In another instance, if a Cryptocurrency Exchange suffers a security breach and its private-keys are compromised/stolen, it can use Option 1, 2, 3, 7 or 8 depicted in Figure 2 to transfer the funds/tokens to another secure address or back to the First Party as may be desired. Cryptocurrency Exchanges can even prevent loss/theft using Option 7 depicted in Figure 2 and transfer the respective funds/tokens away from the compromised address even when its hardware tokens are lost/stolen in the above described situation.
Also, the Cryptocurrency Exchange (Second Party) can use Option 2 depicted in Figure 2 and transfer the respective funds/tokens to a secure address when First Party’s private-key and/or hardware token are compromised/lost/stolen.

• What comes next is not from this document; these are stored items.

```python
class Engine:
    def __init__(self, dims: EgoDims, params: Dict[str, torch.Tensor], device, dtype):
        self.dims, self.w, self.device, self.dtype = dims, params, device, dtype
        self.ws = Workspace(device)
        self.w8 = None
        self.w4 = None
        self.prepared = False
        self.prepare_epoch = 0
        self.lm_wT, self.lm_wT_stale, self.lm_wT_ver = None, True, None
        self.param_ref = {}
        self.grad_fresh = set()
        self._xt_last = {}
        self.main_grad: Dict[str, torch.Tensor] = {}
        self.layer_flat: Dict[int, torch.Tensor] = {}
        self.trainable: Dict[str, bool] = {}
        self.ctx = None
        self.grad_sync = None
        self.pb_drop_override = None
        self.reduced_grad = {}
        self.layer_offs = {}
        self._direct, self._direct_done = None, set()
        self.layer_final_hook = None
        self.param_events = {}
        self.use_fused_attention = True
        self.use_fused_swiglu = os.environ.get("EGOMI_NO_FUSED_SWIGLU", "0") != "1"
        self.use_tail_fuse = os.environ.get("EGOMI_NO_TAIL_FUSE", "0") != "1"
        self.use_tn = os.environ.get("EGOMI_GEMM_TN", "1") != "0"
        self.use_top_rows = os.environ.get("EGOMI_TOP_ROWS", "1") != "0"
        self.top_rows_taken = 0
        self._top_key = None
        self.pb_trainer = None
        self.defer_splice_check = False
        self.pending_splice = None
        self._splice_host = {}
        self.pb_train_mode = False
        self.prepared_bn_stale = False
        self.fold_stale = False
        self.lora = None
        self.lora_version = 0
        self._lora_ws = None

    @staticmethod
    def param_group_of(name):
        if name.startswith("model.layers."):
            return int(name.split(".")[2])
        if name == "model.embed_tokens.weight":
            return "embed"
        if name in ("model.norm.weight", "lm_head.weight"):
            return "post"
        return "pre"

    def wait_params(self, key):
        ev = self.param_events.pop(key, None)
        if ev is not None:
            torch.cuda.current_stream().wait_event(ev)

    def wait_param_updates(self):
        for key in list(self.param_events):
            self.wait_params(key)

    def _notify(self, name):
        if self.grad_sync is not None and name in self.trainable and name in self.main_grad:
            self.grad_sync.ready(name, self.main_grad[name])

    def _notify_layer(self, l):
        one_rank = self.grad_sync is None or getattr(self.grad_sync, "local", False)
        hook = self.layer_final_hook if one_rank else None
        if self.grad_sync is None or l not in self.layer_flat:
            if hook is not None:
                hook(l)
            return
        if self._direct is not None:
            wire, views = self._direct
            for n, v in views.items():
                if n not in self._direct_done:
                    if n in self.grad_fresh:
                        self.main_grad[n].zero_()
                        self.grad_fresh.discard(n)
                    ops.cast(self.main_grad[n].view(-1), wire.dtype, out=v.view(-1))
                self.reduced_grad[n] = v
            self._direct, self._direct_done = None, set()
            self.grad_sync.ready_resident(f"layer{l}", wire)
            if hook is not None:
                hook(l)
            return
        self.grad_sync.ready_flat(f"layer{l}", self.layer_flat[l])
        if hook is not None:
            hook(l)
    def _begin_direct(self, l):
        self._direct, self._direct_done = None, set()
        gs = self.grad_sync
        if gs is None or not getattr(gs, "resident", False) or not self.use_tn or self.dtype != torch.bfloat16:
            return
        names = [n for n in self.layer_param_names(l) if n in self.trainable]
        if not names:
            return
        if l not in self.layer_flat:
            self._alloc_layer_grads(l)
        if any(self.w[n].dim() == 2 and n not in self.grad_fresh for n in names):
            return
        wire = gs.resident_wire(f"layer{l}", self.layer_flat[l].numel(), self.device)
        if wire is None:
            return
# ... 78 lines not shown
            if t.data_ptr() != end or t.untyped_storage().data_ptr() != t0.untyped_storage().data_ptr():
                return None
            end += t.numel() * t.element_size()
        return torch.as_strided(t0, (sum(t.shape[0] for t in ts), t0.shape[1]), (t0.shape[1], 1))

    def stack_gate_up(self, gate, up):
        if not self.gu_il:
            return torch.cat([gate, up], 0)
        Fd = gate.shape[0]
        return torch.stack([gate.view(Fd // 32, 32, -1), up.view(Fd // 32, 32, -1)], 1).reshape(2 * Fd, -1).contiguous()

    def after_weights_update(self):
        self.lm_wT_stale = True
        if self.lora is not None and any(lora.is_adapter(n) for n in self.trainable):
            self.lora_version += 1
        if not self.prepared:
            return
        if self.pb_trainable:
            self.fold_stale = True
        for nm, wt in self.wT.items():
            if nm in self.trainable:
                ops.transpose(self.w[nm], out=wt)

    def set_trainable(self, names):
        self.trainable = {n: True for n in names}

    def grad_buffer(self, name):
        g = self.main_grad.get(name)
        if g is None:
            if name.startswith("model.layers."):
                self._alloc_layer_grads(int(name.split(".")[2]))
                return self.main_grad[name]
            g = torch.zeros(self.w[name].shape, dtype=torch.float32, device=self.device)
            self.main_grad[name] = g
        return g

    def _alloc_layer_grads(self, l):
        names = [n for n in self.layer_param_names(l) if n in self.trainable]
        offs, total = [], 0
        for n in names:
            offs.append(total)
            total += (self.w[n].numel() + 63) // 64 * 64
        flat = torch.zeros(total, dtype=torch.float32, device=self.device)
        self.layer_flat[l] = flat
        self.layer_offs[l] = dict(zip(names, offs))
        for n, o in zip(names, offs):
            self.main_grad[n] = flat[o:o + self.w[n].numel()].view(self.w[n].shape)

    def zero_grad(self):
        self.wait_param_updates()
        for g in self.main_grad.values():
            g.zero_()
        self.grad_fresh.clear()

    def lazy_zero_ok(self, name):
        return self.w[name].dim() == 2 and (name.startswith("model.layers.") or name == "lm_head.weight" or name.startswith("model.point_proj."))

    def flush_fresh(self):
        for n in list(self.grad_fresh):
            self.main_grad[n].zero_()
        self.grad_fresh.clear()

    def _attention(self, qkv, B, S, H, hd, out, causal, key_mask, scale, keep_P):
        d = H * hd
        T = self.dtype
        q, k, v = qkv[:, :d], qkv[:, d:2 * d], qkv[:, 2 * d:]
        sc = self.ws.get("att_scores", (B * H, S, S), torch.float32)
        ops.gemm_raw(q, k, sc, S, S, hd, 3 * d, 3 * d, S, 0, 0, alpha=scale, batch=B * H, batch_inner=H,
                     strides=(S * 3 * d, hd, S * 3 * d, hd, H * S * S, S * S))
        Pm = torch.empty(B * H, S, S, dtype=T, device=self.device) if keep_P else self.ws.get("att_P", (B * H, S, S), T)
        ops.softmax(sc, B * H, H, S, S, Pm, causal=causal, key_mask=key_mask)
        ops.gemm_raw(Pm, v, out, S, hd, S, S, 3 * d, d, 0, 1, batch=B * H, batch_inner=H,
                     strides=(H * S * S, S * S, S * 3 * d, hd, S * d, hd))
        return Pm

    def _attention_bwd(self, qkv, Pm, d_out, dqkv, B, S, H, hd, scale):
        d = H * hd
        q, k, v = qkv[:, :d], qkv[:, d:2 * d], qkv[:, 2 * d:]
        dq, dk, dv = dqkv[:, :d], dqkv[:, d:2 * d], dqkv[:, 2 * d:]
        dP = self.ws.get("att_scores", (B * H, S, S), torch.float32)
        ops.gemm_raw(d_out, v, dP, S, S, hd, d, 3 * d, S, 0, 0, batch=B * H, batch_inner=H,
                     strides=(S * d, hd, S * 3 * d, hd, H * S * S, S * S))
        dS = self.ws.get("att_dS", (B * H, S, S), self.dtype)
        ops.softmax_bwd(Pm, dP, dS, B * H * S, S)
        st_ss = (H * S * S, S * S)
        ops.gemm_raw(dS, k, dq, S, hd, S, S, 3 * d, 3 * d, 0, 1, alpha=scale, batch=B * H, batch_inner=H,
                     strides=(*st_ss, S * 3 * d, hd, S * 3 * d, hd))
        ops.gemm_raw(dS, q, dk, S, hd, S, S, 3 * d, 3 * d, 1, 1, alpha=scale, batch=B * H, batch_inner=H,
                     strides=(*st_ss, S * 3 * d, hd, S * 3 * d, hd))
        ops.gemm_raw(Pm, d_out, dv, S, hd, S, S, d, 3 * d, 1, 1, batch=B * H, batch_inner=H,
                     strides=(*st_ss, S * d, hd, S * 3 * d, hd))

    @torch.no_grad()
    def pointnet(self, nb2d, BG, K):
        if not self.prepared:
            self.prepare()
        if self.fold_stale:
            self.fold_batchnorm()
        w, pb, T, ws, f = self.w, self.dims.pb, self.dtype, self.ws, self.folded
        pre = "model.point_backbone."
        h1 = ops.linear_smallk(nb2d, f["c1_w"], f["c1_b"], act=ops.ACT_RELU, out=ws.get("pn_h1", (BG * K, pb.pn_c1), T))
        h2 = ops.mm(h1, f["c2_w"], out=ws.get("pn_h2", (BG * K, pb.pn_c2), T), bias=w[pre + "encoder.first_conv.3.bias"])
        cat = ops.group_max(h2, BG, K, pb.pn_c2, concat=True, out=ws.get("pn_cat", (BG * K, 2 * pb.pn_c2), T))
        h3 = ops.mm(cat, f["c3_w"], out=ws.get("pn_h3", (BG * K, pb.pn_c3), T), bias=f["c3_b"], act=ops.ACT_RELU)
        h4 = ops.mm(h3, f["c4_w"], out=ws.get("pn_h4", (BG * K, pb.encoder_dims), T), bias=w[pre + "encoder.second_conv.3.bias"])
        return ops.group_max(h4, BG, K, pb.encoder_dims, out=ws.get("pn_tok", (BG, pb.encoder_dims), T))
# ... 480 lines not shown
            else:
                ops.swiglu_bwd(d_act, gu[:, :Fd], gu[:, Fd:], dgu[:, :Fd], dgu[:, Fd:])
        self._wgrad(p + "down_proj.weight", dx, lc["act"])
        names = [p + "gate_proj.weight", p + "up_proj.weight"]
        d_h2, t_h2 = self._stacked_dgrad(dgu, wguT, self.wgu_cat.get(l) if self.prepared else None, names, ws.get("d_h" + sfx, (Ml, d), T),
                                         pl.defer_b and "gu" not in la, **mm)
        if "gu" in la:
            self._lora_bwd(l, "gu", dgu, lc["h2"], d_h2, lT["gu"], il=lc["gu_il"])
        self._wgrad_stacked(names, dgu, lc["h2"])
        n2 = f"model.layers.{l}.post_attention_layernorm.weight"
        return ops.rmsnorm_bwd(d_h2, lc["x_mid"], w[n2], lc["rstd2"], dx_add=dx, dw=self.grad_buffer(n2) if n2 in self.trainable else None,
                               out=ws.get("dx_b" + sfx, (Ml, d), T), tail=t_h2)

    def _attn_half_bwd(self, l, d_mid, lc, pl, key_mask):
        w, lm, T, ws, lw, la = self.w, self.dims.lm, self.dtype, self.ws, pl.layers[l], pl.la
        d, H, hd, B, S, M = lm.hidden_size, lm.num_attention_heads, lm.head_dim, pl.B, pl.S, pl.M
        p, qkv, lT = f"model.layers.{l}.self_attn.", lc["qkv"], lc["lora_T"]
        d_ao = self._dgrad(d_mid, p + "o_proj.weight", ws.get("d_ao" + ("_rows_top" if lw.top else ""), (lw.rows, d), T), **lw.mm)
        if "o" in la:
            self._lora_bwd(l, "o", d_mid, lc["ao"], d_ao, lT["o"])
        self._wgrad(p + "o_proj.weight", d_mid, lc["ao"])
        if lw.top:
            d_ao, d_mid = self._top_window(pl, self._top_buffers(B, S, pl.R)[2:], (d_ao, d_mid), scatter=True)
        dqkv = ws.get("dqkv", (M, 3 * d), T)
        if lc["lse"] is not None:
            ops.attn_bwd(qkv, lc["ao"], lc["lse"], d_ao, dqkv, ws.get("att_delta", (B, H, S), torch.float32), B, S, H, hd, hd ** -0.5,
                         causal=True, key_mask=key_mask, rope=(self.cos, self.sin), q_rows=pl.R if lw.top else 0)
        else:
            self._attention_bwd(qkv, lc["P"], d_ao, dqkv, B, S, H, hd, hd ** -0.5)
            ops.rope_(dqkv, self.cos, self.sin, M, S, 0, 2 * H, hd, 3 * d, inverse=True)
        names = [p + f"{nm}_proj.weight" for nm in "qkv"]
        stack = self.wqkv.get(l) if self.prepared and self.use_tn and T == torch.bfloat16 else None
        d_h, t_h = self._stacked_dgrad(dqkv, self.wqkvT.get(l) if self.prepared else None, stack, names, ws.get("d_h", (M, d), T),
                                       pl.defer_b and "qkv" not in la)
        if "qkv" in la:
            self._lora_bwd(l, "qkv", dqkv, lc["h"], d_h, lT["qkv"])
        self._wgrad_stacked(names, dqkv, lc["h"])
        n1 = f"model.layers.{l}.input_layernorm.weight"
        return ops.rmsnorm_bwd(d_h, lc["x_in"], w[n1], lc["rstd1"], dx_add=d_mid, dw=self.grad_buffer(n1) if n1 in self.trainable else None,
                               out=ws.get("dx_a", (M, d), T), tail=t_h)

    def _layer_bwd(self, l, dx, pl, ctx):
        lc = ctx["layers"][l]
        self._begin_direct(l)
        dx = self._attn_half_bwd(l, self._mlp_bwd(l, dx, lc, pl), lc, pl, ctx["key_mask"])
        self._notify_layer(l)
        return dx

    def _points_bwd(self, dx, ctx):
        w, pb, T, ws, tr = self.w, self.dims.pb, self.dtype, self.ws, self.trainable
        B, S, Bc, Pn, d = ctx["B"], ctx["S"], ctx["n_clouds"], pb.point_token_len, dx.shape[1]
        emb_name = "model.embed_tokens.weight"
        d_feats = ws.get("d_pp_out", (Bc * Pn, d), T, zero=True) if ctx["has_points"] else None
        ops.embed_splice_bwd(dx.view(B, S, d), ctx["ids"], ctx["start_pos"], Pn, self.dims.lm.vocab_size,
                             self.grad_buffer(emb_name) if emb_name in tr else None, d_feats, cloud_idx=ctx["cloud_idx"])
        if d_feats is None:
            return
        acts, g = ctx["pp_acts"], d_feats
        for j in range(len(pb.projection_hidden_dim), -1, -1):
            Wn, bn = f"model.point_proj.{2 * j}.weight", f"model.point_proj.{2 * j}.bias"
            self._wgrad(Wn, g, acts[2 * j])
            self._bgrad(bn, g)
            if j > 0:
                if T == torch.bfloat16:
                    wt = ops.transpose(w[Wn], out=ws.get(f"pp_wT{j}", (w[Wn].shape[1], w[Wn].shape[0]), T))
                    g_in = ops.mm(g, wt, out=ws.get(f"d_pp_act{j}", (Bc * Pn, w[Wn].shape[1]), T))
                else:
                    g_in = ops.mm(g, w[Wn], out=ws.get(f"d_pp_act{j}", (Bc * Pn, w[Wn].shape[1]), T), b_layout=1)
                g = ops.gelu_bwd(g_in, acts[2 * j - 1], out=ws.get(f"d_pp_pre{j}", g_in.shape, T))
            elif ctx.get("pb_ctx") is not None:
                d_backbone = ops.mm(g, w[Wn], b_layout=1)
                self.pb_trainer.backward(d_backbone.view(Bc, Pn, pb.trans_dim), ctx["pb_ctx"])
                if self.grad_sync is not None:
                    for nm in tr:
                        if nm.startswith("model.point_backbone."):
                            self._notify(nm)

    def backward_hidden(self, d_hn):
        ctx, w, ws, pl = self.ctx, self.w, self.ws, self.ctx["plan"]
        nf = "model.norm.weight"
        dx = ops.rmsnorm_bwd(d_hn, ctx["x_last"], w[nf], ctx["rstd_f"], dw=self.grad_buffer(nf) if nf in self.trainable else None,
                             out=ws.get("dx_a" + pl.layers[-1].sfx, ctx["x_last"].shape, self.dtype),
                             window=(pl.S, pl.R) if pl.R else None)
        for l in reversed(range(len(pl.layers))):
            dx = self._layer_bwd(l, dx, pl, ctx)
        self._points_bwd(dx, ctx)
        if self.grad_sync is not None:
            self._notify("model.embed_tokens.weight")
            self._notify(nf)
            for j in range(len(self.dims.pb.projection_hidden_dim) + 1):
                self._notify(f"model.point_proj.{2 * j}.weight")
                self._notify(f"model.point_proj.{2 * j}.bias")
            self.grad_sync.flush()
        self.ctx = None

    def layer_param_names(self, l):
        p = f"model.layers.{l}."
        names = [p + f"self_attn.{n}_proj.weight" for n in "qkvo"] + [p + f"mlp.{n}_proj.weight" for n in ("gate", "up", "down")] + \
                [p + "input_layernorm.weight", p + "post_attention_layernorm.weight"]
        if self.lora is not None:
            names += [n for t in self.lora.targets for n in lora.adapter_names(l, t)]
        return names

    def backward_logits(self, d_logits, hn):
        W = self.w["lm_head.weight"]
        V, d = W.shape
# ... 21 lines not shown
```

The Confusion Matrix in Figure 4 enumerates the options available and outcomes of situations where private-keys and/or hardware tokens of First Party and/or Second Party are compromised or stolen. It also enumerates situations where respective private-keys are lost by First Party but not Second Party.
Since Second Party is an organized entity that can employ data-safety measures such as multi-site replication, offline storage, etc. this method does not explicitly specify the process and enumerate options available when Second Party’s private-keys are lost for simplicity and brevity. This method can be analogously extended to this scenario and more or simplified if desired by reordering,adding or removing options in the Provisional Transaction accordingly when planning and accounting for certain contingencies are deemed necessary or unnecessary. Also the timelocks mentioned in the Provisional Transaction are one of the many possible values for them exemplifying a particular order and can be adjusted as necessary to suit a particular arrangement.
It should be noted here that the Second Party always gets first claim on the respective funds/tokens as it is accepting a liability on First Party’s behalf and can steal First Party’s funds/tokens but will not do so because such unilateral actions will result in loss of trust/business from other parties as well as legal proceedings by the First Party. Hence, the incentive and motive to cheat the First Party of its funds/tokens by Second Party is non-existent. But if First Party and/or Second Party are compromised either by an internal or external adversary, they still have recourse and can reconcile the situation by taking remedial steps available.
Finally, even if Hardware Tokens are not available and we have to rely on relative/absolute timelocks only, the method and scheme described above can be scaled down as depicted in Figure 5 and still offer better protection than currently practiced multi-signature arrangements.